Once, he told me, "I've been married twice and divorced twice. If I ever get married again, it'll be to the grave. I'm never going through all of that ever again."
It's hard to see that he's actually gone. 62 years is a long time, but not nearly enough. The funeral was amazing. You'd never know one person had so many friends, so much family. People came from California, Florida, and of course Washington, D.C.. People from high school, his air force days, and former co-workers. You'd never know so many people would see you off into what comes next. The stories about him were great. One friend, who's a coach at Hampton University, said it best,
"I used to call him when we would watch Redskins games and he would be so angry about how they were doing. Every game. We would break down the plays and shake our heads in disgust. But after he passed - not passed, but left us, I realized I'd never get to speak with him again. It hurts"
The memorial ended with my father speaking about him. Everyone sang his favorite song, Elton John's "Your Song," and we all realized that we all knew him in our own way and would miss him dearly.
The First Time Drinking with Michael and his Friends
I was hanging out with Uncle Mike and his buddies and the night was only beginning - drinking, eating, and playing guitars.
There was Hennessy on a tray. I'd never had Hennessy. I never tried it and I'm thinking, "I'm about to try Hennessy tonight!"
And this is me - a wine drinker and beer drinker and I saw a wine glass and treated it like red wine. I did a red wine glass pour of Hennessy and
I'm.
Feeling.
It.
I grabbed the guitar and I'm playing some songs I know, I'm like, "Yes! This is the shit!"
I pour myself another glass of Hennessy, a red wine glass of it, drink that down, singing along with some of his friends - now my friends!
I pour myself a third glass. Oh jeez.
And then, his friend Raoul breaks in with a bag of 40s and I think, "Oh! Forties! This is my speed! How'd you go and get a throwback 40?!" And he handed me one.
So then I have a 40 in one hand and a glass of Hennessy in the other and I'm on the back porch with these drinks, singing along at this point because my hands aren't working the notes or even chords I want. The second thing I notice is that I pour out a little of the 40 on his ex-wife's fake designer bag and she gets a little upset
"Oh no! Why!? You asshole!"
"Please, that shit's fake, you need to go get yourself a knock-off from Dapper Dan’s"
Everyone breaks out laughing.
"You bought that from Gucci? You're a fool if you bought that from Gucci!"
So I was feeling myself, having fun. Then I go inside to go use the bathroom. I go inside and there's the double doors: One to the mud room and one into the house where there's a bathroom just past the kitchen. Between those two doors, I don't make it - I vomit. I fall down. I'm there, nearly inaudible. Michael cleans it up, I think I'm better and go on toward the bathroom.
I make it to the bathroom, I do my business and come back out. I think I'm better.
I come back out. I fall down again. This time, Michael helps me up and takes me over to the couch.

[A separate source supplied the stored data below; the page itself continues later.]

@@ -86,6 +90,8 @@
   constexpr int NEVER = 0x7fffffff;
   constexpr bool ENTRY = !FULL && !HEUR && LIN == 0;
   constexpr int K = ENTRY ? OE : 0, NCH = (OE + X - 1) / X;
+  constexpr bool WINCH = ENTRY && NCH <= 2;
+  constexpr uint32_t LNM = WINCH ? 0x3ffu : 0xffffu;
   constexpr int NREC = LaneFull<OE, E>::NREC;
   extern __shared__ uint32_t lds[];
   const int slot_words = slot_words_seq;
@@ -113,6 +119,52 @@
   }
 
   uint32_t pid0, pw0, ln0, pid1, pw1, ln1;
+  __shared__ short wch[(WINCH && NCH == 2) ? 128 : 1];
+  auto window_chain = [&](uint32_t wb, uint32_t pw, uint32_t ln) -> uint32_t {
+    WFA_LANE_MARK("entry_begin");
+    WFA_LANE_COUNT(8);
+    const int pl = (int)(ln & 0xffffu), tl = (int)(ln >> 16);
+    const int nwp = (pl + 15) >> 4, ntot = nwp + ((tl + 15) >> 4), ak = tl - pl, L = min(pl, tl);
+    const bool elig = (unsigned long long)wb + lane < end &&
+                      !(ln == 0xffffffffu || ntot + 1 > slot_words_seq || ak < 1 - 2 * H || ak > 2 * H - 1);
+    bool act = elig;
+    const uint32_t* pp = a.words + pw;
+    int ch[NCH];
+#pragma unroll
+    for (int c = 0; c < NCH; ++c) ch[c] = WFA_LANE_NULL16;
+    int ci = 0;
+    const int imax = slot_words_seq >> 1;
+    int base = 0;
+#pragma nounroll
+    for (int i = 0; i < imax && __any(act); i += 2) {
+      WFA_LANE_MARK("entryround_begin");
+      WFA_LANE_COUNT(9);
+      uint32_t x0 = 0u, x1 = 0u;
+      if (act && base < L) x0 = pp[0] ^ pp[nwp];
+      if (act && base + 16 < L) x1 = pp[1] ^ pp[nwp + 1];
+      unsigned long long d = (unsigned long long)((x0 | (x0 >> 1)) & 0x55555555u) | ((unsigned long long)((x1 | (x1 >> 1)) & 0x55555555u) << 32);
+#pragma unroll
+      for (int c = 0; c < NCH; ++c) {
+        const int pos = d ? base + ((int)__builtin_ctzll(d) >> 1) : 0x7fff;
+        const bool hit = act && pos < L;
+#pragma unroll
+        for (int k = 0; k < NCH; ++k) ch[k] = (hit && ci == k) ? pos : ch[k];
+        ci += hit ? 1 : 0;
+        act = act && ci < NCH;
+        d &= d - 1ull;
+      }
+      const bool endc = act && base + 32 >= L;
+#pragma unroll
+      for (int k = 0; k < NCH; ++k) ch[k] = (endc && ci == k) ? L : ch[k];
+      act = act && !endc;
+      pp += 2; base += 32;
+      WFA_LANE_MARK("entryround_end");
+    }
+    if constexpr (NCH == 2) wch[64 + lane] = (short)ch[1];
+    WFA_LANE_MARK("entry_end");
+    const uint32_t c0 = (uint32_t)ch[0];
+    return elig ? (ln | ((c0 & 0x3fu) << 10) | ((c0 >> 6) << 26)) : ln;
+  };
   auto load_window = [&](uint32_t wb, uint32_t& pid, uint32_t& pw, uint32_t& ln) {
     const unsigned long long idx = (unsigned long long)wb + lane;
     pid = 0u; pw = 0u; ln = 0u;
@@ -124,8 +176,14 @@
     }
   };
   uint32_t wbase = begin, next_i = begin;
-  load_window(wbase, pid0, pw0, ln0);
-  load_window(wbase + 64u, pid1, pw1, ln1);
+  uint32_t wneed = 2u;
+  bool wmeta = false;
+  if constexpr (!WINCH) {
+    load_window(wbase, pid0, pw0, ln0);
+    load_window(wbase + 64u, pid1, pw1, ln1);
+  } else {
+    pid0 = pw0 = ln0 = pid1 = pw1 = ln1 = 0u;
+  }
 
   const int pbase = (4 + lane * slot_words) * 16;
   uint32_t cur[NR], lim[NR], Mh[DM][NR], Ih[E][NR], Dh[E][NR];
@@ -168,12 +226,28 @@
     WFA_LANE_MARK("looptop_begin");
     const int nidle = __builtin_popcountll(idle);
     if (!exhausted && next_i >= end && (nidle >= refill_min || idle == ~0ull)) {
-      if (grab(begin, end)) { wbase = begin; next_i = begin; load_window(wbase, pid0, pw0, ln0); load_window(wbase + 64u, pid1, pw1, ln1); }
-      else exhausted = true;
+      if (grab(begin, end)) {
+        wbase = begin; next_i = begin;
+        if constexpr (WINCH) { wneed = 2u; wmeta = false; }
+        else { load_window(wbase, pid0, pw0, ln0); load_window(wbase + 64u, pid1, pw1, ln1); }
+      } else exhausted = true;
     }
     if (next_i < end && (nidle >= refill_min || idle == ~0ull)) {
       WFA_LANE_MARK("refill_begin");
       WFA_LANE_COUNT(1);
+      if constexpr (WINCH) {
+#pragma nounroll
+        for (; wneed; --wneed) {
+          const uint32_t wb = wneed == 2u ? wbase : wbase + 64u;
+          if (!wmeta) load_window(wb, pid1, pw1, ln1);
+          wmeta = false;
+          ln1 = window_chain(wb, pw1, ln1);
+          if (wneed == 2u) {
+            pid0 = pid1; pw0 = pw1; ln0 = ln1;
+            if constexpr (NCH == 2) wch[lane] = wch[64 + lane];
+          }
+        }
+      }
       const bool is_idle = __builtin_amdgcn_inverse_ballot_w64(idle);
       const uint32_t rank = __builtin_amdgcn_mbcnt_hi((uint32_t)(idle >> 32), __builtin_amdgcn_mbcnt_lo((uint32_t)idle, 0u));
       const uint32_t navail = end - next_i;
@@ -184,7 +258,7 @@
       const uint32_t b_pid = __shfl(pid1, sl, 64), b_pw = __shfl(pw1, sl, 64), b_ln = __shfl(ln1, sl, 64);
       const bool hi_w = src >= 64u;
       const uint32_t n_pid = hi_w ? b_pid : a_pid, n_pw = hi_w ? b_pw : a_pw, n_ln = hi_w ? b_ln : a_ln;
-      const int pl = (int)(n_ln & 0xffffu), tl = (int)(n_ln >> 16);
+      const int pl = (int)(n_ln & LNM), tl = (int)((n_ln >> 16) & LNM);
       const int nwp = (pl + 15) >> 4, ntot = nwp + ((tl + 15) >> 4);
       const int ak = tl - pl;
       const int pbf_ = (HEUR && a.ef) ? a.pbf : 0, tbf_ = (HEUR && a.ef) ? a.tbf : 0;
@@ -249,47 +323,54 @@
       const uint32_t ntake = min((uint32_t)nidle, navail);
       next_i += ntake;
       idle &= ~tmask;
-      __builtin_amdgcn_s_waitcnt(0x0F70);
-      asm volatile("" ::: "memory");
-      if (next_i - wbase >= 64u) {
-        pid0 = pid1; pw0 = pw1; ln0 = ln1; wbase += 64u;
-        load_window(wbase + 64u, pid1, pw1, ln1);
+      if constexpr (!WINCH) {
+        __builtin_amdgcn_s_waitcnt(0x0F70);
+        asm volatile("" ::: "memory");
       }
       if constexpr (ENTRY) {
         const bool go = take && !bad;
         if (__any(go)) {
-          WFA_LANE_MARK("entry_begin");
-          WFA_LANE_COUNT(8);
           int ch[NCH];
-#pragma unroll
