int gh_gram_pool_bwd(const void* F, int f_dtype, long long img_stride, long long row_stride, long long x_stride, int B,
                     int C, int HW, int g, const float* d_desc, int l, int L, void* dF, int df_dtype,
                     long long df_img_stride, long long df_row_stride, long long df_x_stride, int max_ctas, void* stream);

int gh_gram_dense_bwd(const void* F, int f_dtype, long long img_stride, long long row_stride, long long x_stride, int B,
                      int C, int HW, const float* dG, void* dF, int df_dtype, long long df_img_stride,
                      long long df_row_stride, long long df_x_stride, int max_ctas, void* stream);

int gh_attn_head_fwd(const float* desc, const float* W_in, const float* b_in, const float* W_out, const float* b_out,
                     const float* W_c, const float* b_c, int B, int L, int E, int nc, float* qkv, float* probs,
                     float* obar, float* emb, float* logits, void* stream);

int gh_transpose_cast(const void* in, int in_dtype, void* out, int out_dtype, int B, int R, int S, long long out_pitch,
                      void* stream);

int gh_preprocess_frame(const unsigned char* frame, long long pitch_bytes, int H, int W, int bgr, const int* hx_min,
                        const int* hx_size, const int* hk, int hkmax, const int* vy_min, const int* vy_size, const int* vk,
                        int vkmax, const float* mean3_host, const float* std3_host, float* out, int OH, int OW,
                        void* stream);

int gh_normalize_u8(const unsigned char* src, float* dst, long long images, int channels, long long hw,
                    const float* mean_host, const float* std_host, void* stream);

int gh_gemm_f32(const float* A, long long a_sm, long long a_sk, const float* B, long long b_sk, long long b_sn,
                const float* bias, float* D, long long ldd, int M, int N, int K, void* stream);

int gh_maxpool2d_nhwc(const void* in, int dtype, void* out, int B, int H, int W, int C, int k, int stride, int pad,
                      void* stream);

int gh_stem_space_to_depth(const float* x, long long img_stride, long long c_stride, long long y_stride,
                           long long x_stride, int B, int H, int W, void* z, int z_dtype, void* stream);

long long gh_patch_gram_workspace(int L, int B, int D);
int gh_patch_gram_fwd(const float* const* maps, const int* H, const int* W, const long long* strides, int L, int B,
                      int D, int ln_input, float* gram, float* gram_norm, float* workspace, void* stream);

int gh_patch_attn_fwd(const float* feat, const float* W_in1, const float* b_in1, const float* W_out1,
                      const float* b_out1, const float* W_in2, const float* b_in2, const float* W_out2,
                      const float* b_out2, const float* W_c, const float* b_c, int L, int B, int E, int heads, int nc,
                      float* emb, float* logits, void* stream);
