__global__ void slab_reduce_rowsum_kernel(const float* __restrict__ slabs, float* __restrict__ out,
                                          int64_t ldc, int M, int N, int nslab, int accumulate, int nb,
                                          const float* __restrict__ rs_part, float* __restrict__ rs_out) {
    if ((int)blockIdx.x >= nb) {
        const int m = ((int)blockIdx.x - nb) * blockDim.x + threadIdx.x;
        if (m < M) {
            float s = 0.0f;
            for (int z = 0; z < nslab; ++z) s += rs_part[(int64_t)z * M + m];
            rs_out[m] = accumulate ? rs_out[m] + s : s;
        }
        return;
    }
    const int64_t total = (int64_t)M * N;
    for (int64_t i = (int64_t)blockIdx.x * blockDim.x + threadIdx.x; i < total; i += (int64_t)nb * blockDim.x) {
        float s = 0.0f;
        for (int z = 0; z < nslab; ++z) s += slabs[(int64_t)z * total + i];
        const int64_t row = i / N, col = i - row * N;
        out[row * ldc + col] = accumulate ? out[row * ldc + col] + s : s;
    }
}

__global__ void slab_reduce_epilogue_kernel(const float* __restrict__ slabs, GemmEpilogue ep, int M,
                                            int N, int nslab) {
    const int64_t total = (int64_t)M * N;
    for (int64_t i = (int64_t)blockIdx.x * blockDim.x + threadIdx.x; i < total;
         i += (int64_t)gridDim.x * blockDim.x) {
        float t = 0.0f;
        for (int z = 0; z < nslab; ++z) t += slabs[(int64_t)z * total + i];
        const int64_t row = i / N, col = i - row * N;
        if (ep.bias) t += ep.bias[col];
        if (ep.residual) t += ep.residual[row * ep.ldr + col];
        if (ep.preact) ep.preact[row * ep.ldp + col] = t;
        float y = act_fwd(t, ep.act);
        if (ep.gradz) y *= act_grad(ep.gradz[row * ep.ldz + col], ep.gact);
        ep.C[row * ep.ldc + col] = y;
    }
}

static inline int colsum_rows(int M) { return M >= 32768 ? 512 : (M >= 8192 ? 128 : 32); }
__global__ __launch_bounds__(256) void colsum_partial_kernel(const float* __restrict__ X,
                                                             int64_t ldx, int M, int N,
                                                             float* __restrict__ part, int rows) {
    __shared__ float red[4][64];
    const int cx = threadIdx.x & 63, ry = threadIdx.x >> 6;
    const int col = blockIdx.x * 64 + cx;
    const int r0 = blockIdx.y * rows;
    const int r1 = min(M, r0 + rows);
    float s = 0.0f;
    if (col < N)
        for (int r = r0 + ry; r < r1; r += 4) s += X[(int64_t)r * ldx + col];
    red[ry][cx] = s;
    __syncthreads();
    if (ry == 0 && col < N)
        part[(int64_t)blockIdx.y * N + col] = ((red[0][cx] + red[1][cx]) + red[2][cx]) + red[3][cx];
// ... 303 lines not shown
                               M, N, K, tiles_n, splitk, slabs);
    } else if (pf && fast && vec_epi && !(a_rowsum && a_kcontig) && !(!a_kcontig && b_kcontig)) {
        const int xs = (splitk % 8 == 0 && g_qarig_opt.gemm_xcd_splits != 0) ? 1 : 0;
        const dim3 pgrid = xs ? dim3(grid.x * splitk, 1, 1) : grid;
        if (a_kcontig && b_kcontig)
            hipLaunchKernelGGL((gemm_dma_pf_kernel<true, true>), pgrid, block, 0, st, A, lda, B, ldb, ep, M,
                               N, K, tiles_n, splitk, slabs, xs);
        else if (a_kcontig)
            hipLaunchKernelGGL((gemm_dma_pf_kernel<true, false>), pgrid, block, 0, st, A, lda, B, ldb, ep, M,
                               N, K, tiles_n, splitk, slabs, xs);
        else
            hipLaunchKernelGGL((gemm_dma_pf_kernel<false, false>), pgrid, block, 0, st, A, lda, B, ldb, ep,
                               M, N, K, tiles_n, splitk, slabs, xs);
    } else {
#define QARIG_LAUNCH_GEMM(TA, TB)                                                              \
    do {                                                                                       \
        TA sa{A, lda, M, K, 1.0f, va};                                                         \
        TB sb{B, ldb, N, K, 1.0f, vb};                                                         \
        if (fast)                                                                              \
            hipLaunchKernelGGL((gemm_kernel<TA, TB, true>), grid, block, 0, st, sa, sb, ep, M, \
                               N, K, tiles_n, splitk, slabs, vec_epi);                         \
        else                                                                                   \
            hipLaunchKernelGGL((gemm_kernel<TA, TB, false>), grid, block, 0, st, sa, sb, ep, M,\
                               N, K, tiles_n, splitk, slabs, 0);                               \
    } while (0)
    if (a_kcontig && b_kcontig) QARIG_LAUNCH_GEMM(SrcKContig, SrcKContig);
    else if (a_kcontig && !b_kcontig) QARIG_LAUNCH_GEMM(SrcKContig, SrcXContig);
    else if (!a_kcontig && !b_kcontig) QARIG_LAUNCH_GEMM(SrcXContig, SrcXContig);
    else QARIG_LAUNCH_GEMM(SrcXContig, SrcKContig);
#undef QARIG_LAUNCH_GEMM
    }
    QARIG_CHECK_LAUNCH("gemm");
    if (a_rowsum && splitk > 1 && plain) {
        const int64_t total = (int64_t)M * N;
        int blocks = (int)((total + 255) / 256);
        if (blocks > 2048) blocks = 2048;
        hipLaunchKernelGGL(slab_reduce_rowsum_kernel, dim3(blocks + (M + 255) / 256), dim3(256), 0, st, slabs, C,
                           ldc, M, N, splitk, accumulate, blocks, rs_part, a_rowsum);
        QARIG_CHECK_LAUNCH("gemm slab + rowsum reduce");
        return QARIG_OK;
    }
    if (a_rowsum) {
        hipLaunchKernelGGL(slab_reduce_kernel, dim3((M + 255) / 256), dim3(256), 0, st, rs_part,
                           a_rowsum, (int64_t)M, 1, M, splitk, accumulate);
        QARIG_CHECK_LAUNCH("gemm rowsum reduce");
    }
    if (splitk > 1) {
        const int64_t total = (int64_t)M * N;
        int blocks = (int)((total + 255) / 256);
        if (blocks > 2048) blocks = 2048;
        if (plain)
            hipLaunchKernelGGL(slab_reduce_kernel, dim3(blocks), dim3(256), 0, st, slabs, C, ldc, M, N,
                               splitk, accumulate);
        else
            hipLaunchKernelGGL(slab_reduce_epilogue_kernel, dim3(blocks), dim3(256), 0, st, slabs, ep,
                               M, N, splitk);
        QARIG_CHECK_LAUNCH("gemm slab reduce");
    }
    return QARIG_OK;
}

extern "C" int qarig_slab_reduce_f32(const float* slabs, float* out, int64_t ldc, int M, int N,
                                     int nslab, int accumulate, void* stream) {
    const int64_t total = (int64_t)M * N;
    int blocks = (int)((total + 255) / 256);
    if (blocks > 2048) blocks = 2048;
    hipLaunchKernelGGL(slab_reduce_kernel, dim3(blocks), dim3(256), 0, (hipStream_t)stream, slabs, out,
                       ldc, M, N, nslab, accumulate);
    QARIG_CHECK_LAUNCH("slab reduce");
    return QARIG_OK;
}

extern "C" size_t qarig_colsum_workspace_bytes(int M, int N) {
    if (M < 1 || N < 1 || M > (1 << 30)) return 0;
    const int rows = colsum_rows(M);
    const int chunks = (M + rows - 1) / rows;
    return (size_t)chunks * N * sizeof(float);
}
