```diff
+                    const unsigned po = (PAIR ? 32 : 16) * pw + 4 * g + 2 * pim;
+#pragma unroll
+                    for (int j = 0; j < CS; ++j) {
+                        float a0[4], a1[4];
+#pragma unroll
+                        for (int i = 0; i < 4; ++i) {
+                            a0[i] = __builtin_amdgcn_ldexpf(cr[j][i], so);
+                            a1[i] = __builtin_amdgcn_ldexpf(ci[j][i], so);
+                        }
+                        const bool im = pim != 0;
+                        const f32x4 tx = {im ? a0[0] : a0[2], im ? a0[1] : a0[3], im ? a1[0] : a1[2],
+                                          im ? a1[1] : a1[3]};
                         f32x4 rx;
 #pragma unroll
                         for (int q = 0; q < 4; ++q)
-                            rx[q] = __int_as_float(__builtin_amdgcn_mov_dpp(
-                                __float_as_int(ev ? y1[q] : y0[q]), 0xB1, 0xf, 0xf, false));
-                        __builtin_nontemporal_store(ev ? y0 : rx, reinterpret_cast<f32x4*>(outt + (ob1 + 2048u * j)));
-                        __builtin_nontemporal_store(ev ? rx : y1, reinterpret_cast<f32x4*>(outt + (ob2 + 2048u * j)));
-                    } else {
-                        const long m = (long)tile * G::TO + 256 * j + 16 * sv + 4 * g;
-#pragma unroll
-                        for (int i = 0; i < 4; ++i)
-                            if (m + i < p.n_out) out[m + i] = make_float2(yr[i], yi[i]);
+                            rx[q] = __int_as_float(
+                                __builtin_amdgcn_mov_dpp(__float_as_int(tx[q]), 0x128, 0xf, 0xf, false));
+                        const f32x4 y0 = {im ? rx[0] : a0[0], im ? a0[2] : rx[0], im ? rx[1] : a0[1],
+                                          im ? a0[3] : rx[1]};
+                        const f32x4 y1 = {im ? rx[2] : a1[0], im ? a1[2] : rx[2], im ? rx[3] : a1[1],
+                                          im ? a1[3] : rx[3]};
+                        if (p.vec_out && tile * CS + j < p.oblk) {
+                            __builtin_nontemporal_store(y0, reinterpret_cast<f32x4*>(outt + (8u * po + 2048u * j)));
+                            __builtin_nontemporal_store(y1, reinterpret_cast<f32x4*>(outt + (8u * (po + PB) + 2048u * j)));
+                        } else {
+                            const long m = (long)tile * G::TO + 256 * j + po;
+#pragma unroll
+                            for (int i = 0; i < 2; ++i) {
+                                if (m + i < p.n_out) out[m + i] = make_float2(y0[2 * i], y0[2 * i + 1]);
+                                if (m + PB + i < p.n_out) out[m + PB + i] = make_float2(y1[2 * i], y1[2 * i + 1]);
+                            }
+                        }
+                    }
+                } else {
+#pragma unroll
+                    for (int j = 0; j < CS; ++j) {
+                        float yr[4], yi[4];
+#pragma unroll
+                        for (int i = 0; i < 4; ++i) {
+                            yr[i] = __builtin_amdgcn_ldexpf(cr[j][i], so);
+                            yi[i] = __builtin_amdgcn_ldexpf(ci[j][i], so);
+                        }
+                        if (p.vec_out && tile * CS + j < p.oblk) {
+                            const f32x4 y0 = {yr[0], yi[0], yr[1], yi[1]};
+                            const f32x4 y1 = {yr[2], yi[2], yr[3], yi[3]};
+                            f32x4 rx;
+#pragma unroll
+                            for (int q = 0; q < 4; ++q)
+                                rx[q] = __int_as_float(__builtin_amdgcn_mov_dpp(
+                                    __float_as_int(ev ? y1[q] : y0[q]), 0xB1, 0xf, 0xf, false));
+                            __builtin_nontemporal_store(ev ? y0 : rx, reinterpret_cast<f32x4*>(outt + (ob1 + 2048u * j)));
+                            __builtin_nontemporal_store(ev ? rx : y1, reinterpret_cast<f32x4*>(outt + (ob2 + 2048u * j)));
+                        } else {
+                            const long m = (long)tile * G::TO + 256 * j + 16 * sv + 4 * g;
+#pragma unroll
+                            for (int i = 0; i < 4; ++i)
+                                if (m + i < p.n_out) out[m + i] = make_float2(yr[i], yi[i]);
+                        }
                     }
                 }
             }
@@ -747,7 +850,7 @@
     const long blocks = std::max(1L, std::min((long)cus, ceil_div(p.units, kWaves)));
 #define SDRGPU_MXH_GO(CC, U, DD, CS)                                                           \
     hipLaunchKernelGGL((fir_mxh_kernel<CC, U, DD, CS>), dim3(blocks), dim3(kBlock),            \
-                       (size_t)kWaves * (GeoH<CC, DD, CS>::WAVE), s, p)
+                       (size_t)kWaves * (GeoK<CC, U, DD, CS>::WAVE), s, p)
 #define SDRGPU_MXH_CASE(CC)                                                                    \
     if (D == 4 && NCH == CC) {                                                                 \
         if (u8) SDRGPU_MXH_GO(CC, true, 4, 1);                                                 \
```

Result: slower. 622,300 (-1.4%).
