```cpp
#define DM_ROWS 4
#ifndef DM_ROWS_BATCH
#define DM_ROWS_BATCH 16
#endif
template <int ROWS>
__device__ __forceinline__ void d_dmedian(const u32 vblock, const u8* __restrict__ code0, int w, int h, u8* __restrict__ quant0,
                                                  size_t tmp_stride, size_t out_stride, int gblocks, int nslots) {
    u32 slot, tile;
    xcd_slot_tile_b(vblock, (u32)gblocks, (u32)nslots, slot, tile);
    const u8* code = slot_ptr_s(code0, tmp_stride, slot);
    u8* quant = slot_ptr_s(quant0, out_stride, slot);
    const int ng = w >> 3;
    const int gid = (int)(tile * 256u) + (int)threadIdx.x;
    const int band = gid / ng, g = gid - band * ng;
    const int y0 = band * ROWS;
    if (y0 >= h) return;
    u32 ringE[5][8], ringO[5][8];
    u32 sumE[8] = {0, 0, 0, 0, 0, 0, 0, 0}, sumO[8] = {0, 0, 0, 0, 0, 0, 0, 0};
#pragma unroll
    for (int i = 0; i < ROWS + 4; ++i) {
        const int yy = clampi(y0 - 2 + i, 0, h - 1);
        const u32 ro = (u32)yy * (u32)w + 8u * (u32)g;
        const u8* row = code + ro;
        const u32x2 c = *reinterpret_cast<const u32x2*>(row);
        u32 e[12];
#pragma unroll
        for (int k = 0; k < 8; ++k) e[2 + k] = (c[k >> 2] >> (8 * (k & 3))) & 0xFFu;
        const u32 l = *reinterpret_cast<const u32*>(code + (g > 0 ? ro - 4u : ro)), r = *reinterpret_cast<const u32*>(code + (g + 1 < ng ? ro + 8u : ro + 4u));
        e[0] = g > 0 ? (l >> 16) & 0xFFu : e[2]; e[1] = g > 0 ? l >> 24 : e[2];
        e[10] = g + 1 < ng ? r & 0xFFu : e[9]; e[11] = g + 1 < ng ? (r >> 8) & 0xFFu : e[9];
        u32 oh[12];
#pragma unroll
        for (int k = 0; k < 12; ++k) oh[k] = (1u << (e[k] & 31u)) & ~(e[k] >> 5);
        u32 t3[10];
#pragma unroll
        for (int k = 0; k < 10; ++k) t3[k] = oh[k] + oh[k + 1] + oh[k + 2];
#pragma unroll
        for (int k = 0; k < 8; ++k) {
            const u32 hs = t3[k] + oh[k + 3] + oh[k + 4];
            const u32 E = hs & 0x0F0F0F0Fu, O = (hs >> 4) & 0x0F0F0F0Fu;
            if (i >= 5) { sumE[k] -= ringE[i % 5][k]; sumO[k] -= ringO[i % 5][k]; }
            ringE[i % 5][k] = E; ringO[i % 5][k] = O;
            sumE[k] += E; sumO[k] += O;
        }
        if (i >= 4) {
            const int y = y0 + i - 4;
            if (y < h) {
                u32 o[2] = {0, 0};
#pragma unroll
                for (int k = 0; k < 8; ++k) {
                    const u32 e1 = sumE[k] + (sumE[k] << 8), PE = e1 + (e1 << 16);
                    const u32 o0 = sumO[k] + (PE >> 24);
                    const u32 o1 = o0 + (o0 << 8), PO = o1 + (o1 << 16);
                    const u32 mE = (PE + 0x73737373u) & 0x80808080u;
                    const u32 mO = (PO + 0x73737373u) & 0x80808080u;
                    const u32 res = 128u >> (u32)(__builtin_popcount(mE) + __builtin_popcount(mO));
                    o[k >> 2] |= res << (8 * (k & 3));
                }
                *reinterpret_cast<u32x2*>(quant + ((u32)y * (u32)w + 8u * (u32)g)) = u32x2{o[0], o[1]};
            }
        }
    }
}
template <int ROWS>
__global__ __launch_bounds__(256) void k_dmedian(const u8* __restrict__ code0, int w, int h, u8* __restrict__ quant0,
                                                  size_t tmp_stride, size_t out_stride, int gblocks, int nslots) {
    d_dmedian<ROWS>(blockIdx.x, code0, w, h, quant0, tmp_stride, out_stride, gblocks, nslots);
}


}
```

Before: 198,400.

## Re-encode depth median counts as nibble prefix words to cut ALU work

Changes the normal-code encoding so each code maps to a cumulative nibble word (0x11111111 >> code), turning per-bin histograms into prefix counts directly. The 5x5 median then sums five ring rows and checks the threshold with a biased nibble-wise average trick, instead of keeping separate even/odd running sums and doing two prefix scans per pixel. This removes the sum/subtract bookkeeping and the prefix shifts in the depth median kernel, at the cost of re-adding five ring rows per output and depending on a new code-table layout.

```diff
diff --git a/line-mod-pipeline_amd/build.py b/line-mod-pipeline_amd/build.py
--- a/line-mod-pipeline_amd/build.py
+++ b/line-mod-pipeline_amd/build.py
@@ -9,7 +9,7 @@
 HIP_SOURCES = ["lm_k_preprocess.hip", "lm_k_mask.hip", "lm_k_scan.hip", "lm_k_refine.hip", "lm_k_post.hip", "lm_k_icp.hip", "lm_k_verify.hip", "lm_k_gen.hip", "lm_k_eval.hip",
                "lm_detector.hip", "lm_detector_upload.hip", "lm_detector_post.hip", "lm_detector_gather.hip", "lm_detector_io.hip", "lm_detector_debug.hip", "lm_detector_icp.hip", "lm_detector_gen.hip", "lm_detector_eval.hip", "lm_comm.hip"]
 CXX_SOURCES = ["lm_host.cpp", "lm_extract.cpp", "lm_yaml.cpp"]
-HEADERS = ["lm_common.h", "lm_kernels.h", "lm_dev.h", "lm_dev_color.h", "lm_dev_depth.h", "lm_dev_memories.h", "lm_detector_impl.h", "lm_host.h", "lm_extract.h", "lm_median25.h", "lm_yaml.h", "lm_comm.h",
+HEADERS = ["lm_common.h", "lm_kernels.h", "lm_dev.h", "lm_dev_color.h", "lm_dev_depth.h", "lm_dev_memories.h", "lm_detector_impl.h", "lm_host.h", "lm_extract.h", "lm_median25.h", "lm_median_counts.h", "lm_yaml.h", "lm_comm.h",
            os.path.join("..", "..", "include", "linemod_hip.h")]
 FLAGS = ["-O3", "-std=c++17", "-fPIC", "-ffp-contract=off", "-Wall", "-Wno-unused-function", "-Wno-unused-value"]
 ARCH = "gfx950"
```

In all my clothes, I lay there, not asleep, but just unfortunately drunk and collapsed. The rest of the night, a bunch of people come through the house and whisper, "Oh that's his nephew, Julien." The worst part is that I missed Lawrence Taylor showing up late in the night. I could hear the party behind me, outside of me, but just couldn't make it.
The next day, we go out to lunch and I'm a wreck. It's pretty quiet and he looks over and says, "maybe don't drink as much? We liked having you there and would've loved to have had you the rest of the night."
"I know, but I just wanted to hang."
"I know, but we're not the same person. Don’t be like me"
I'll miss him. Ultimately, it reminds me that everyone is getting ever closer to the end. Let’s enjoy it while we can, right?